Está demostrado que España, desde hace tiempo, se mantiene como una de las grandes potencias europeas del videojuego (más de 22 millones de personas juegan videojuegos en nuestro país), pero el brillo del que presumíamos en los últimos años ha empezado a apagarse un … poco. Si bien es uno de los sectores culturales y tecnológicos más competentes de nuestro país, aún busca la creación de IP representativas y lucha contra la crisis que ha azotado el terreno en los últimos años, así como se desprende del Libro Blanco del Desarrollo Español de Videojuegos 2025, el informe anual que elabora DEV (la asociación que representa a los estudios españoles) y que este año cumple su duodécima edición.
Este informe permite entender la realidad de la industria actual del videojuego, con una participación de más de 170 estudios que han colaborado compartiendo sus datos para la elaboración del informe. El dato más llamativo es que la industria española facturó 1.464 millones de euros en 2024, un 2,7% más que el año anterior y con una previsión de facturación de 1.515 millones de euros para 2025. Es una buena noticia, pero con matices: ese crecimiento es más lento que el registrado en 2023 (un 3%), y confirma una tendencia que se viene notando desde que pasó el «boom» del videojuego que trajo la pandemia.

(Tequila Works)
Algo parecido ocurre con el empleo: el sector ya da trabajo directo a 10.508 personas, a las que hay que sumar otras 2.330 que colaboran como autónomos.

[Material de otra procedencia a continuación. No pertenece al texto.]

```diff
+        for (int g = 0; g < SG_CG; g++) {
+          double t[3] = {0, 0, 0}, bp_[3] = {0, 0, 0}, bm_[9], bm2[9];
+#pragma unroll
+          for (int k = 0; k < 9; k++) bm2[k] = 0;
+          if (g < C.ngeom) {
+            chain_body_pose(K, C.g_body[g], bp_, bm_);
+            mulmat3(t, bm_, C.g_pos[g]);
+            mulmat33(bm2, bm_, C.g_mat[g]);
+          }
+#pragma unroll
+          for (int k = 0; k < 3; k++) bx[12 * g + k] = bp_[k] + t[k];
+#pragma unroll
+          for (int k = 0; k < 9; k++) bx[12 * g + 3 + k] = bm2[k];
+        }
+#pragma unroll
+        for (int i = 1; i < 12 * SG_CG - 1; i += 2) sg_ch_store2(ch, SGH_BOX + i, bx[i], bx[i + 1]);
+        box0 = bx[0]; box23 = bx[12 * SG_CG - 1];
+      }
+      SG_T(21);
+      chain_dynamics(C, K, q, v, act, ctrl, kk, kten, H.gravity, D);
+      SG_T(20);
+      sg_ch_store2(ch, SGH_QSM, D.qacc_smooth[0], D.qacc_smooth[1]);
+      sg_ch_store2(ch, SGH_QSM + 2, D.qacc_smooth[2], D.qacc_smooth[3]);
+      sg_ch_store2(ch, SGH_QFRC, D.qfrc_smooth[0], D.qfrc_smooth[1]);
+      sg_ch_store2(ch, SGH_QFRC + 2, D.qfrc_smooth[2], D.qfrc_smooth[3]);
+      sg_ch_store2(ch, SGH_ACTDOT, D.act_dot, D.M[0]);
+#pragma unroll
+      for (int i = 1; i < 15; i += 2) sg_ch_store2(ch, SGH_M + i, D.M[i], D.M[i + 1]);
+      sg_ch_store2(ch, SGH_M + 15, D.M[15], kd[0]);
+      sg_ch_store2(ch, SGH_K + 47, kd[47], D.Minv[0]);
+#pragma unroll
+      for (int i = 1; i < 15; i += 2) sg_ch_store2(ch, SGH_MINV + i, D.Minv[i], D.Minv[i + 1]);
+      sg_ch_store2(ch, SGH_MINV + 15, D.Minv[15], v[0]);
+      sg_ch_store2(ch, SGH_W + 3, w[3], box0);
+#pragma unroll
+      for (int i = 0; i < 16; i++) W.sMinv[(size_t)i * S + st] = D.Minv[i];
+      LimitRows L;
+      limits_build(C, q, v, D.qacc_smooth, w, L);
+      sg_ch_store2(ch, SGH_LIMACT - 1, box23, (double)L.active);
+#pragma unroll
+      for (int k = 0; k < SG_MAXLIM; k += 2) {
+        sg_ch_store2(ch, SGH_LIMSIGN + k, L.sign[k], L.sign[k + 1]);
+        sg_ch_store2(ch, SGH_LIMR + k, L.R[k], L.R[k + 1]);
+        sg_ch_store2(ch, SGH_LIMB + k, L.b[k], L.b[k + 1]);
+        sg_ch_store2(ch, SGH_LIMF + k, L.f[k], L.f[k + 1]);
+      }
+#else
       chain_dynamics(C, K, q, v, act, ctrl, kk, kten, H.gravity, D);
       SG_T(20);
       double rec[SG_CHW];
@@ -1152,6 +1269,7 @@
       static_assert(SG_CHW % 2 == 0 && SGH_LIMF + SG_MAXLIM <= SG_CHW, "hand-off record layout");
 #pragma unroll
       for (int i = 0; i < (SGH_LIMF + SG_MAXLIM + 1) / 2; i++) ((double2*)ch)[i] = make_double2(rec[2 * i], rec[2 * i + 1]);
+#endif
     }
   }
   SG_T(22);
@@ -1164,7 +1282,7 @@
 
 
 hipError_t sg_launch_chain(const SgPhaseArgs& p, int nenv, hipStream_t s) {
-  hipLaunchKernelGGL(sg_chain_kernel, dim3(2 * ((nenv + 63) / 64)), dim3(64), 0, s, p);
+  hipLaunchKernelGGL(sg_chain_kernel, dim3(2 * ((nenv + SG_X_CHAIN_WG - 1) / SG_X_CHAIN_WG)), dim3(SG_X_CHAIN_WG), 0, s, p);
   return hipGetLastError();
 }
 hipError_t sg_launch_phase(const SgPhaseArgs& p, int rounds, bool nb, bool genpass, int nenv, hipStream_t s) {
```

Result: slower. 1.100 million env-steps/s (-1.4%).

Es la cifra más alta de la serie histórica, pero también el menor crecimiento interanual registrado hasta ahora (un 2,4%).

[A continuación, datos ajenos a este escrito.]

# fperezgamonal/flownet2-tf

Hardware: AMD Instinct MI355X
Metric: forward pairs/sec at 512x384 (FlowNet2) (higher is better)
Workload: dtype f16x2 (split fp16 hi+lo operands, 3 fp16 MFMAs per product, fp32 accumulate); 1 GPU; FlowNet2 forward, batch=4 synthetic 512x384 pairs per GPU, seeded synthetic weights; pairs_per_gpu=4, parallelism=dp1 (no collective)

## Files before the change

flownet2-tf_amd/csrc/conv.hip:

```cpp
#include "conv_common.h"
#include <cstdlib>

namespace fn2 {

template <typename T, typename OutT, int TC, int WC, int WP>
__global__ void __launch_bounds__(256) conv_igemm_kernel(const ConvArgs p) {
  constexpr int CH = 16 / (int)sizeof(T);
  constexpr int BC = WC * TC * 16;
  constexpr int BP = WP * 64;
  constexpr int NT = 256;
  static_assert(WC * WP == 4, "4 waves per block");
  constexpr int NPR = BP / 64;
  constexpr int NWR = (BC * 4 + NT - 1) / NT;
  constexpr int WSWZ_BIT = (TC == 4) ? 5 : (TC == 2) ? 4 : 3;
  __shared__ uint4 lds[2][(BC + BP) * 4];

  const int tid = threadIdx.x, lane = tid & 63, wave = tid >> 6;
  const int wc = wave / WP, wp = wave % WP;
  const int cid = tid & 3;

  int pad_y = p.pad, pad_x = p.pad, oy_off = 0, ox_off = 0, osc = 1;
  const T* wgt = reinterpret_cast<const T*>(p.wgt);
  const int phase = blockIdx.z / p.splitk, split = blockIdx.z - phase * p.splitk;
  if (p.deconv) {
// ... 808 lines not shown

}

namespace fn2 {

static bool is_flow_head(const fn2_conv_desc* d) {
  return d->kind == 0 && d->out.c == 2 && d->kh == 3 && d->kw == 3 && d->stride == 1 && d->pad == 1 &&
         d->out.dtype == FN2_F32 && d->act == FN2_ACT_NONE;
}

static bool wants_bp64(const ConvArgs& a, int tile, int phases, int layout) {
  if (layout != 1 || (a.dbg & 32)) return false;
  if (tile < 128) return true;
  const char* e = getenv("FN2_BP64_MIN");
  const int min_blocks = e ? atoi(e) : 96;
  return cdiv(a.M, 64) * (long)(a.cout_pad / 128) * phases >= min_blocks;
}
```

Eso sí, se trata de empleo de calidad: el 90% de los contratos son indefinidos, además de crear empleo joven; la gran mayoría de quienes trabajan dentro de la industria del videojuego tiene menos de 45 años. Cataluña y Madrid siguen siendo, con diferencia, las comunidades con más peso: entre las dos concentran cerca del 57% de los estudios, más de la mitad del empleo y el 54% de toda la facturación del sector.
Casi la mitad de los estudios nota la crisis mundial del videojuego
La industria del videojuego atraviesa un momento complicado en todo el mundo, con recortes de plantilla, cancelaciones de proyectos y cierres de estudios que también han dejado huella en España. El informe revela que un 47% de los estudios españoles asegura estar afectado por esta crisis global, sobre todo aquellos con una facturación media (entre 200.000 y 2 millones de euros), que son los que más están sufriendo cancelaciones de proyectos, recortes de plantilla y caídas de ingresos.

(The Game Kitchen)
El pesimismo se extiende también a las previsiones: más de la mitad de los estudios (58%) cree que la situación se prolongará «durante bastante tiempo», y un 52% reconoce que la continuidad de su empresa está en riesgo si el próximo año se mantiene igual de complicado.
Con todo, el sector se mantiene firme y demuestra ser un valor refugio. El número de estudios activos sigue creciendo (ya son 820, sumando los que están constituidos como empresa y los que todavía no), aunque también aumenta el número de estudios «zombis»: empresas registradas pero sin actividad real y en riesgo de desaparecer, que este año ya son 200.
La inteligencia artificial divide a los estudios
Otro de los grandes temas del informe es el impacto de la inteligencia artificial generativa (herramientas como ChatGPT, Midjourney o GitHub Copilot). Más de la mitad de los estudios españoles (53%) ya la utiliza en su trabajo diario, sobre todo en programación, diseño de videojuegos y marketing.
Noticia relacionada
Pero el sector está dividido sobre si esto es bueno o malo: un 46% cree que su impacto en la industria es negativo, frente a un 43% que lo ve positivo. Entre las principales preocupaciones que citan los propios estudios están la pérdida de puestos de trabajo (especialmente entre perfiles junior y creativos), la posible violación de derechos de autor en el entrenamiento de estas herramientas y el riesgo de que se use para abaratar costes sacrificando la calidad de los juegos. Quienes la ven con buenos ojos, en cambio, destacan que ayuda a reducir costes y a ampliar las capacidades de equipos pequeños, siempre que se use para complementar el trabajo humano y no para sustituirlo.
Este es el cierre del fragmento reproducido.